The first part of the course is devoted to a short overlook of data handling, data selection and data transformation in the SPSS system. The evaluation of data usually starts with univariate studies and terminates with multivariate ones. In each step of the evaluation different statistical concepts will be used: exploration, description and inference. The course follows this outline.


 

The course focuses on three statistical topics:
  • Discovery and identification of outliers

    Observed data sets contain very often so-called atypical values (outliers) which may seriously effect the results of applied statistical methods. Exploratory techniques, especially graphical tools (stem-and-leaf-plot, boxplot, scatterplot), are used to discover and to identify potential outliers. Tests for outliers are considered. On the accommodation of outliers in the data set, some estimation procedures of the population mean are introduced which are robust in the sense of providing protection against the effect of outliers.

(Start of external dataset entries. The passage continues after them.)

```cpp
#ifndef MK_FC_CPL
#define MK_FC_CPL 2
#endif
#ifndef MK_FC_CU
#define MK_FC_CU 8
#endif
#ifndef MK_FC_WPE
#define MK_FC_WPE 5
#endif
__global__ __launch_bounds__(1024) __attribute__((amdgpu_waves_per_eu(MK_FC_WPE))) void k_frame_contours(const uint32_t* __restrict__ dbits, size_t dstride,
                                                         const Border* __restrict__ borders,
                                                         FrameState* st, int32_t* __restrict__ counts,
                                                         int32_t* __restrict__ offs, int32_t* __restrict__ pool,
                                                         int32_t* __restrict__ scratch, int pool_cap,
                                                         QuadRec* __restrict__ quads, FrameDebug* dbg,
                                                         const FrameDesc* __restrict__ frames, int Wp, int Hp,
                                                         size_t plane, int border_cap, double eps, double search_mult,
                                                         const int32_t* __restrict__ rowb, size_t rstride,
                                                         const uint16_t* __restrict__ rx) {
  __shared__ int32_t scan[1024];
  __shared__ RawQuad raw[kMaxQuads];
  __shared__ int32_t nraw, total, nkeep;
  __shared__ int32_t idx4[kMaxQuads][4];
  __shared__ int32_t nbr[kMaxQuads];
  __shared__ int32_t kpos[kMaxQuads];
  __shared__ int32_t ord[kMaxQuads];
  __shared__ float qcx[kMaxQuads], qcy[kMaxQuads];
  __shared__ double qside[kMaxQuads];
  __shared__ int32_t nchunk, nlong;
  __shared__ int32_t longs[kMaxLong];
  const int f = blockIdx.x;
  const int tid = threadIdx.x;
  const uint32_t* B = dbits + (size_t)f * dstride;
  const int wpw = dbits_wpw(Wp);
  const Border* bs = borders + (size_t)f * border_cap;
  int32_t* cnt = counts + (size_t)f * border_cap;
  int32_t* off = offs + (size_t)f * border_cap;
  uint32_t* pl = (uint32_t*)(pool + 2 * (size_t)f * pool_cap);
  int32_t* sc = scratch + 4 * (size_t)f * pool_cap;
  int nb = st[f].n_borders;
  if (nb > border_cap) nb = border_cap;
  auto emit_raw = [&](int i, const int32_t* q4) {
    const int q = atomicAdd(&nraw, 1);
    if (q < kMaxQuads) {
      for (int k = 0; k < 8; k++) raw[q].c[k] = q4[k];
      int par = bs[i].parent;
      if (par < 0) {
        const int pr = -par - 1;
        par = run_at_row(rowb + (size_t)f * rstride, Hp, pr) * Wp + rx[(size_t)f * plane + pr];
      }
      raw[q].parent = par;
      raw[q].hole = bs[i].hole;
      raw[q].key = bs[i].key;
    } else {
      atomicOr(&st[f].overflow, 4);
    }
  };
  const uint64_t t0 = wall_clock64();
#ifdef MK_HYST_TICKS
#define MK_TICK(k)
#else
// ... 81 lines not shown
  if (tid < 33) hist[tid] = 0;
  if (tid == 0) { next_long = 0; next_short = 0; }
  __syncthreads();
  bool sorted = nb <= 1024;
  if (sorted) {
    for (int i = tid; i < nb; i += blockDim.x) {
      const int c = cnt[i];
      if (c > kLongBorder) {
        const int k = atomicAdd(&nlong, 1);
        if (k < kMaxLong) longs[k] = i;
      } else {
        atomicAdd(&hist[c >> 2], 1);
      }
    }
    __syncthreads();
    sorted = nlong <= kMaxLong;
    if (sorted) {
      if (tid == 0) {
        int acc = 0;
        for (int b = 32; b >= 0; b--) {
          const int h = hist[b];
          hist[b] = acc;
          acc += h;
        }
        nshort = acc;
      }
      __syncthreads();
      for (int i = tid; i < nb; i += blockDim.x) {
        const int c = cnt[i];
        if (c <= kLongBorder) scan[atomicAdd(&hist[c >> 2], 1)] = i;
      }
      __syncthreads();
      const int lane = tid & 63;
      for (;;) {
        int k = 0;
        if (lane == 0) k = atomicAdd(&next_long, 1);
        k = __shfl(k, 0);
        if (k >= nlong) break;
        const int i = longs[k], o = off[i], c = cnt[i];
        int32_t* dst = sc + 4 * (size_t)o;
        int32_t* stk = dst + 2 * (size_t)c;
        int m = approx_poly_wave(pl + o, c, eps, dst, (lds_i32*)wstk[tid >> 6], 10, kWaveStk);
        if (m < 0) m = approx_poly_wave(pl + o, c, eps, dst, stk, 10);
        if (m == 4 && lane == 0) emit_raw(i, dst);
      }
#ifdef MK_FC_TICK_SPLIT
      MK_TICK(2);
#endif
      for (;;) {
        int k = 0;
        if (lane == 0) k = atomicAdd(&next_short, 64);
        k = __shfl(k, 0);
        if (k >= nshort) break;
        if (k + lane < nshort) {
          const int i = scan[k + lane], o = off[i], c = cnt[i];
          int32_t* dst = sc + 4 * (size_t)o;
          int32_t* stk = dst + 2 * (size_t)c;
          const int m = approx_poly(PtPacked{pl + o}, c, eps, true, dst, stk, 10);
          if (m == 4) emit_raw(i, dst);
        }
      }
      __syncthreads();
#ifdef MK_FC_TICK_SPLIT
      MK_TICK(3);
#else
      MK_TICK(2);
#endif
    } else {
      __syncthreads();
      if (tid == 0) nlong = 0;
      __syncthreads();
    }
  }
  if (!sorted) {
    for (int i = tid; i < nb; i += blockDim.x) {
      const int o = off[i], c = cnt[i];
      if (c > kLongBorder) {
        const int k = atomicAdd(&nlong, 1);
        if (k < kMaxLong) { longs[k] = i; continue; }
      }
      int32_t* dst = sc + 4 * (size_t)o;
      int32_t* stk = dst + 2 * (size_t)c;
      int m = approx_poly(PtPacked{pl + o}, c, eps, true, dst, stk, 10);
      if (m == 4) emit_raw(i, dst);
    }
    __syncthreads();
    MK_TICK(2);
    {
      const int wave = tid >> 6, nwaves = blockDim.x >> 6;
      const int nl = nlong < kMaxLong ? nlong : kMaxLong;
      for (int k = wave; k < nl; k += nwaves) {
        const int i = longs[k], o = off[i], c = cnt[i];
        int32_t* dst = sc + 4 * (size_t)o;
        int32_t* stk = dst + 2 * (size_t)c;
        const int m = approx_poly_wave(pl + o, c, eps, dst, stk, 10);
        if (m == 4 && (tid & 63) == 0) emit_raw(i, dst);
      }
    }
  }
  __syncthreads();
#ifndef MK_FC_TICK_SPLIT
  MK_TICK(3);
#endif
  const int nq = nraw < kMaxQuads ? nraw : kMaxQuads;
  for (int i = tid; i < nq; i += blockDim.x) {
    int r = 0;
    for (int j = 0; j < nq; j++)
      if (ccomp_before(raw[j].parent, raw[j].hole, raw[j].key, raw[i].parent, raw[i].hole, raw[i].key)) r++;
    ord[r] = i;
  }
  __syncthreads();
  for (int r = tid; r < nq; r += blockDim.x) {
    const RawQuad& q = raw[ord[r]];
    int dx = q.c[0] - q.c[2], dy = q.c[1] - q.c[3];
    qside[r] = sqrt((double)(dx * dx + dy * dy));
    float xs = 0, ys = 0;
    for (int k = 0; k < 4; k++) { xs += (float)q.c[2 * k]; ys += (float)q.c[2 * k + 1]; }
    qcx[r] = xs / (float)4;
    qcy[r] = ys / (float)4;
  }
  __syncthreads();
  for (int i = tid; i < nq; i += blockDim.x) {
    float radius = (float)(search_mult * qside[i]);
    float bd[4] = {0, 0, 0, 0};
    int bi[4] = {0, 0, 0, 0};
    int nh = 0;
    for (int j = 0; j < nq; j++) {
      float d0 = qcx[j] - qcx[i], d1 = qcy[j] - qcy[i];
// ... 2007 lines not shown
```
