int rlx_conv_dw_multi(const rlx_conv_dw_item *items, rlx_splitk_job *jobs, int n_items, void *stream) {
    RLX_REQUIRE(items && jobs && n_items >= 1 && n_items <= 3, "rlx_conv_dw_multi: 1 .. 3 items");
    int n_u8 = 0, n_f = 0;
    bool one = n_items >= 2;
    GeometryU8 gu;
    GeometryF32 gf[2];
    const rlx_conv_dw_item *iu = nullptr, *fi[2] = {nullptr, nullptr};
    int ju = -1, jf[2] = {-1, -1};
    for (int i = 0; i < n_items && one; ++i) {
        const rlx_conv_dw_item &it = items[i];
        if (it.x_is_u8) {
            one = n_u8 == 0 && geometry_u8(it.B, it.H, it.W, it.C, it.KH, it.KW, it.S, it.filters, it.towers, &gu) && gu.OW == 20 &&
                  gu.OH == 20 && it.S * it.C == 16 && gu.rowf == 336;
            iu = &it; ju = i; ++n_u8;
        } else {
            one = n_f < 2 && geometry_f32(it.B, it.H, it.W, it.C, it.KH, it.KW, it.S, it.filters, it.towers, &gf[n_f < 2 ? n_f : 1],
                                          pairs_per_wg(it.B, it.towers));
            if (n_f < 2) { fi[n_f] = &it; jf[n_f] = i; }
            ++n_f;
        }
    }
    if (!one) {
        for (int i = 0; i < n_items; ++i) {
            const rlx_conv_dw_item &it = items[i];
            const int rc = it.x_is_u8
                ? rlx_conv_dw_u8(static_cast<const unsigned char *>(it.x), it.a_div, it.dz, it.dz_tower_stride, it.B, it.H, it.W, it.C,
                                 it.KH, it.KW, it.S, it.filters, it.towers, it.dw, it.dw_tower_stride, it.db, it.db_tower_stride,
                                 it.workspace, it.workspace_floats, &jobs[i], stream)
                : rlx_conv_dw_f32(static_cast<const float *>(it.x), it.x_tower_stride, it.dz, it.dz_tower_stride, it.B, it.H, it.W,
                                  it.C, it.KH, it.KW, it.S, it.filters, it.towers, it.dw, it.dw_tower_stride, it.db,
                                  it.db_tower_stride, it.workspace, it.workspace_floats, &jobs[i], stream);
            if (rc != RLX_OK) return rc;
        }
        return RLX_OK;
    }
    MultiArgs m;
    m.nb_u8 = m.nb_f[0] = m.nb_f[1] = 0;
    m.kind[0] = m.kind[1] = 0;
    m.u8_half = 0;
    size_t lds = 0;
    if (iu) {
        const rlx_conv_dw_item &it = *iu;
        RLX_REQUIRE(it.x && it.dz && it.dw && it.workspace && it.a_div != 0.f, "rlx_conv_dw_multi: null pointer (uint8 item)");
        const long long need = (long long)it.B * ((long long)gu.K * kN + kN);
        RLX_REQUIRE(it.workspace_floats >= need, "rlx_conv_dw_multi: workspace of %lld floats, need %lld", it.workspace_floats, need);
        RLX_REQUIRE((((uintptr_t)it.x) & 3) == 0 && ((((uintptr_t)it.dz) | ((uintptr_t)it.workspace)) & 15) == 0 &&
                        (it.dz_tower_stride & 3) == 0, "rlx_conv_dw_multi: misaligned operand (uint8 item)");
        DwU8 &a = m.u8;
        a.x = static_cast<const unsigned char *>(it.x); a.dz = it.dz; a.dz_ts = it.dz_tower_stride;
        a.part = it.workspace; a.cpart = it.workspace + (size_t)it.B * gu.K * kN;
        a.a_div = it.a_div;
        a.B = it.B; a.H = it.H; a.W = it.W; a.C = it.C; a.KH = it.KH; a.S = it.S; a.OH = gu.OH; a.OW = gu.OW; a.Co = it.filters;
        a.K = gu.K; a.P = gu.P; a.rowf = gu.rowf; a.NQ = gu.NQ; a.stamps = nullptr;
        m.nb_u8 = ((it.B + 7) / 8) * 8 * gu.NQ;
        m.u8_half = gu.nch == kNH;
        lds = gu.lds;
        rlx_splitk_job &j = jobs[ju];
        j.partials = a.part; j.colsum_partials = it.db ? a.cpart : nullptr;
        j.C = it.dw; j.colsum_out = it.db;
        j.ldc = it.filters; j.c_batch_stride = it.dw_tower_stride; j.colsum_batch_stride = it.db_tower_stride;
        j.M = gu.K; j.N = gu.nch; j.batch = 1; j.splits = gu.splits; j.n_fold = it.filters;
    }
    for (int k = 0; k < 2; ++k) {
        if (!fi[k]) continue;
        const rlx_conv_dw_item &it = *fi[k];
        const GeometryF32 &g = gf[k];
        RLX_REQUIRE(it.x && it.dz && it.dw && it.workspace, "rlx_conv_dw_multi: null pointer (fp32 item)");
        const long long need = (long long)it.towers * g.splits * ((long long)g.K * kN + kN);
        RLX_REQUIRE(it.workspace_floats >= need, "rlx_conv_dw_multi: workspace of %lld floats, need %lld", it.workspace_floats, need);
        RLX_REQUIRE(((((uintptr_t)it.x) | ((uintptr_t)it.dz) | ((uintptr_t)it.workspace)) & 15) == 0 && (it.x_tower_stride & 3) == 0 &&
                        (it.dz_tower_stride & 3) == 0, "rlx_conv_dw_multi: misaligned operand (fp32 item)");
        DwF32 &a = m.f[k];
        a.x = static_cast<const float *>(it.x); a.x_ts = it.x_tower_stride; a.dz = it.dz; a.dz_ts = it.dz_tower_stride;
        a.part = it.workspace; a.cpart = it.db ? it.workspace + (size_t)it.towers * g.splits * g.K * kN : nullptr;
        a.B = it.B; a.H = it.H; a.OH = g.OH; a.KH = it.KH; a.splits = g.splits; a.units = it.towers * g.splits;
        a.ppw = pairs_per_wg(it.B, it.towers);
        a.stamps = nullptr;
        m.nb_f[k] = ((a.units + 7) / 8) * 8 * it.KH;
        m.kind[k] = g.kind;
        lds = g.lds > lds ? g.lds : lds;
        rlx_splitk_job &j = jobs[jf[k]];
        j.partials = a.part; j.colsum_partials = a.cpart;
        j.C = it.dw; j.colsum_out = it.db;
        j.ldc = it.filters; j.c_batch_stride = it.dw_tower_stride; j.colsum_batch_stride = it.db_tower_stride;
        j.M = g.K; j.N = kN; j.batch = it.towers; j.splits = g.splits; j.n_fold = 0;
    }
    static bool configured = false;
    if (!configured) {
        RLX_HIP(hipFuncSetAttribute(reinterpret_cast<const void *>(conv_dw_multi_kernel<1>),
                                    hipFuncAttributeMaxDynamicSharedMemorySize, 160 * 1024));
        RLX_HIP(hipFuncSetAttribute(reinterpret_cast<const void *>(conv_dw_multi_kernel<2>),
                                    hipFuncAttributeMaxDynamicSharedMemorySize, 160 * 1024));
        RLX_HIP(hipFuncSetAttribute(reinterpret_cast<const void *>(conv_dw_multi_kernel<4>),
                                    hipFuncAttributeMaxDynamicSharedMemorySize, 160 * 1024));
        configured = true;
    }
    const unsigned grid = m.nb_u8 + m.nb_f[0] + m.nb_f[1];
    if (g_passes > 1) {
        size_t lds2 = iu ? (m.u8_half ? lds_u8_half() : (g_passes == 4 ? lds_u8_passes<4>() : lds_u8_passes<2>())) : 0;
        for (int k = 0; k < 2; ++k) {
            if (!fi[k]) continue;
            const size_t l = m.kind[k] == 2 ? lds_f32_two_pass<32, 20, 9, 5>() : lds_f32_two_pass<64, 9, 7, 4>();
            lds2 = l > lds2 ? l : lds2;
        }
        if (g_passes == 4) RLX_LAUNCH((conv_dw_multi_kernel<4>), grid, kThreads, lds2, rlx::as_stream(stream), m);
        else RLX_LAUNCH((conv_dw_multi_kernel<2>), grid, kThreads, lds2, rlx::as_stream(stream), m);
    } else {
        RLX_LAUNCH((conv_dw_multi_kernel<1>), grid, kThreads, lds, rlx::as_stream(stream), m);
    }
    RLX_LAUNCH_CHECK();
    return RLX_OK;
}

  • Hypothesis tests about sampling distributions

    Statistical inference mostly depends on some assumptions on the population distribution. The validity of these assumptions has to be checked using the sample observations. Graphical tools (histogram, probability plots) and descriptive measures are applied to get a first impression of the sample distribution. Goodness-of-fit tests are appropriate for testing the fit of a theoretical distribution to observed data (Kolmogorov-Smirnov-Test, Chi-Square-Test of Goodness-of Fit, Binomial-Test). For continuous variables one of the most important assumption to be tested is whether the normal distribution is a good fit of the data.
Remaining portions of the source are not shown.